# Taco Hell



## SurgeSurferSD (Nov 15, 2016)

I for one will not be opting in to Lyft's Taco Hell drive thru service. I almost feel sorry for this golden fister 







but if you willingly sign up for the beta of Taco Hell Mode you are asking for a cheesy, beefy, and greasy backseat. This is the stupidest partnership I can imagine.

Hey, I know, let's take one of the worst parts of ridesharing and promote it!

When I told my wife about it she said they should be partnering with FitBit so all the lazy fatties can walk their fat asses the .5 mile to the Bell and not waste our time.


----------



## tohunt4me (Nov 23, 2015)

SurgeSurferSD said:


> I for one will not be opting in to Lyft's Taco Hell drive thru service. I almost feel sorry for this golden fister
> View attachment 145215
> 
> but if you willingly sign up for the beta of Taco Hell Mode you are asking for a cheesy, beefy, and greasy backseat. This is the stupidest partnership I can imagine.
> ...


----------



## SurgeSurferSD (Nov 15, 2016)

Ooooh that smell, can't you smell Taco Hell...

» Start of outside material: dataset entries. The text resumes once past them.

template <bool PAIRS, bool RM, bool CLAMP = false>
__device__ __forceinline__ uint32_t decode_chunk(DLds &s, const g8 *src, uint64_t n, uint64_t cb,
                                                 uint64_t entry, uint32_t sdw, const DPool &pool, g32 *pt, uint32_t pt_cap, Cursor &cur,
                                                 uint64_t &next, uint64_t &nbytes, uint64_t stop, int lane DP_ARG)
{
    DP(0);
    const uint32_t sb = sdw * 32, chb = sb * 64;
    const uint64_t sbyte = (cb >> 5) << 2;
    stage_bytes2(s.stage, src, n, sbyte, (int)((sdw * 64 + 3 + 3) & ~3u), lane);
    const uint64_t sbit = sbyte * 8;
    const uint64_t left = n * 8 - sbit;
    const uint32_t lim = left > 0xffffffffull - QB ? 0xffffffffu : (uint32_t)left + QB;
    const uint32_t off0 = (uint32_t)(cb - sbit) + QB, cend = CLAMP ? (uint32_t)(stop - sbit) + QB : off0 + chb;
    const uint32_t sub0 = off0 + (uint32_t)lane * sb, sub1 = sub0 + sb;
    const uint32_t r0end = CLAMP ? (sub1 < cend ? sub1 : cend) : sub1;
#pragma unroll
    for (int w = 0; w < SDW_MAX; ++w) s.c.vmap[w * 64 + lane] = 0;
    s.c.flag[lane] = 0;
    s.c.ent[lane] = 0;
    WSYNC();
    uint32_t d0, d1;
    if (lane == 0) COV(RM ? 2 : 3);
    DP(1);
    const uint32_t q0 = lane == 0 ? (uint32_t)(entry - sbit) + QB : sub0;
    uint32_t q = q0, st = 0;
    uint64_t mb0 = 0, mb1 = 0;
    uint32_t ntk = 0, edge = 0;
    uint32_t qx = 0;
    while (q < r0end) {
        DPN(16, 1);
        uint32_t k, len0;
        uint32_t nb = decode_at2<false, PAIRS>(s, q, k, len0, d0, d1);
        if (RARE((k & 1) != 0)) { st = k == D2_EOB ? 1u : 2u; qx = k == D2_EOB ? q + nb : q; q = 0xffffffffu; continue; }
        const uint32_t b = q - sub0;
        if (RM) {
            uint32_t m = 1;
            if (k == D2_REF) { const bool last = b + 1 == sb; m = last ? 1u : 3u; edge = last ? 1u : edge; if (last) COV(0); else if ((b & 31) == 31) COV(1); }
            const uint64_t mm = (uint64_t)m << (b & 31);
            atomicOr(&s.c.vmap[(b >> 5) * 64 + lane], (uint32_t)mm);
            atomicOr(&s.c.vmap[(b >> 5) * 64 + 64 + lane], (uint32_t)(mm >> 32));
        } else {
            atomicOr(&s.c.vmap[(b >> 5) * 64 + lane], 1u << (b & 31));
            const uint64_t bit = (uint64_t)(PAIRS ? (k == D2_REF ? 1u : 0u) : k >> 1) << (ntk & 63);
            mb0 |= ntk < 64 ? bit : 0ull; mb1 |= ntk < 64 ? 0ull : bit;
            ntk += 1;
        }
        if (PAIRS && k == C_LIT2) {
            const uint32_t b2 = b + len0;
            if (b2 < (CLAMP ? r0end - sub0 : sb)) {
                atomicOr(&s.c.vmap[(b2 >> 5) * 64 + lane], 1u << (b2 & 31));
                if (!RM) ntk += 1;
            } else { nb = len0; COV(4); }
        }
        q += nb;
    }
    if (st) q = qx;
    if (q > lim) st = 2;
    WSYNC();
    DP(2);
    uint32_t link = 64, cnt2 = 0, nh = 0;
    uint32_t x0 = 0, x1 = 0, x2 = 0, x3 = 0;
    if (st == 0) {
        uint32_t j = (uint32_t)lane, jb = sub1;
        while (q < cend) {
            DPN(17, 1);
            if (q >= jb) {
                if (nh < 4) { x3 = x2; x2 = x1; x1 = x0; x0 = q | cnt2 << 16; }
                nh += 1; j += 1; jb += sb;
            }
            const uint32_t b = q + sb - jb;
            const uint32_t *wp = s.c.ent + (b >> 5) * 64 + j;
            const uint32_t pword = RM ? wp[0] : 0u, mword = wp[64];
            uint32_t k, len0;
            const uint32_t nb = decode_at2<false, PAIRS>(s, q, k, len0, d0, d1);
            const uint32_t front = RM ? __builtin_amdgcn_alignbit(mword, pword, 31) : 0u;
            if (RM && ((mword & front) >> (b & 31)) & 1) COV(5);
            if (((mword & ~front) >> (b & 31)) & 1) { link = j; qx = q; q = 0xffffffffu; continue; }
            if (RARE((k & 1) != 0)) { st = k == D2_EOB ? 1u : 2u; qx = k == D2_EOB ? q + nb : q; q = 0xffffffffu; continue; }
            if (CLAMP && PAIRS && k == C_LIT2 && q + len0 >= cend) { cnt2 += 1; q += len0; continue; }
            cnt2 += 1 + (PAIRS ? (k >> 1) & 1 : k >> 1);
            q += nb;
        }
        if (q == 0xffffffffu) q = qx;
        if (q > lim) st = 2;
    }
    DP(3);
    bool onpath = lane == 0;
    uint32_t jump = link;
#pragma unroll
    for (int k = 0; k < 6; ++k) {
        if (onpath && jump < 64) s.c.flag[jump] = 1;
        WSYNC();
// ... 107 lines not shown
template <bool CLAMP>
__device__ __forceinline__ uint32_t cut_chunk(DLds &s, const Hdr2 &h, const g8 *src, uint64_t n, uint64_t cb, uint64_t entry, uint32_t sdw, const DPool &pool,
                                              g32 *pt, uint32_t pt_cap, Cursor &cur, uint64_t &next, uint64_t &nbytes, uint64_t stop, int lane)
{
#ifdef SPNG_D_PROF
    uint64_t dpv[32], *dp = dpv;
    for (int i = 0; i < 32; ++i) dp[i] = 0;
#endif
    if (h.minlen >= 2)
        return h.pairs ? UNI((decode_chunk<true, true, CLAMP>(s, src, n, cb, entry, sdw, pool, pt, pt_cap, cur, next, nbytes, stop, lane DP_PASS)))
                       : UNI((decode_chunk<false, true, CLAMP>(s, src, n, cb, entry, sdw, pool, pt, pt_cap, cur, next, nbytes, stop, lane DP_PASS)));
    return h.pairs ? UNI((decode_chunk<true, false, CLAMP>(s, src, n, cb, entry, sdw, pool, pt, pt_cap, cur, next, nbytes, stop, lane DP_PASS)))
                   : UNI((decode_chunk<false, false, CLAMP>(s, src, n, cb, entry, sdw, pool, pt, pt_cap, cur, next, nbytes, stop, lane DP_PASS)));
}
__device__ __forceinline__ uint32_t chunk_dwords(uint32_t minlen)
{
    uint32_t big = minlen >= 5 ? 17u : minlen == 4 ? 15u : minlen == 3 ? 11u : minlen == 2 ? 7u : 3u;
    return big > (uint32_t)SDW_MAX ? (uint32_t)SDW_MAX : big;
}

That should be Lyft theme song for this promo


----------



## Jamesp1234 (Sep 10, 2016)

Cleaning fee - the new way to make $/hour from Lyft.
Just plan on doing one or two rides an hour, get the dashcam footage, pictures of the mess, file the claim, clean it, and repeat the next hour. If any pax complains about the "taco" smell, tell them it was the last rider!


----------



## KMANDERSON (Jul 19, 2015)

SurgeSurferSD said:


> I for one will not be opting in to Lyft's Taco Hell drive thru service. I almost feel sorry for this golden fister
> View attachment 145215
> 
> but if you willingly sign up for the beta of Taco Hell Mode you are asking for a cheesy, beefy, and greasy backseat. This is the stupidest partnership I can imagine.
> ...


That not real driver.That a lyft employee disguised as a driver.


----------



## unPat (Jul 20, 2016)

5.0 recognition to clean up people's mess. Glad I am not a 5 star driver.


----------



## PickEmUp (Jul 19, 2017)

Taco Bell has notoriously slow drive thru service in my area. Lyft gets paid by Taco Bell and we are left sitting in line without making money. No thanks!


----------



## PTUber (Sep 16, 2015)

SurgeSurferSD said:


> I for one will not be opting in to Lyft's Taco Hell drive thru service. I almost feel sorry for this golden fister
> View attachment 145215
> 
> but if you willingly sign up for the beta of Taco Hell Mode you are asking for a cheesy, beefy, and greasy backseat. This is the stupidest partnership I can imagine.
> ...


Seriously this guy "jumped at the opportunity" to pilot the program??? I would have run away!


----------



## elelegido (Sep 24, 2014)

SurgeSurferSD said:


> I for one will not be opting in to Lyft's Taco Hell drive thru service. I almost feel sorry for this golden fister
> View attachment 145215
> 
> but if you willingly sign up for the beta of Taco Hell Mode you are asking for a cheesy, beefy, and greasy backseat. This is the stupidest partnership I can imagine.
> ...


Very impressive hairline for an older gent.


----------



## 7Miles (Dec 17, 2014)

We're interested in learning things like whether passengers bring the food home or eat it in the car, and how we might solve for any possible messes.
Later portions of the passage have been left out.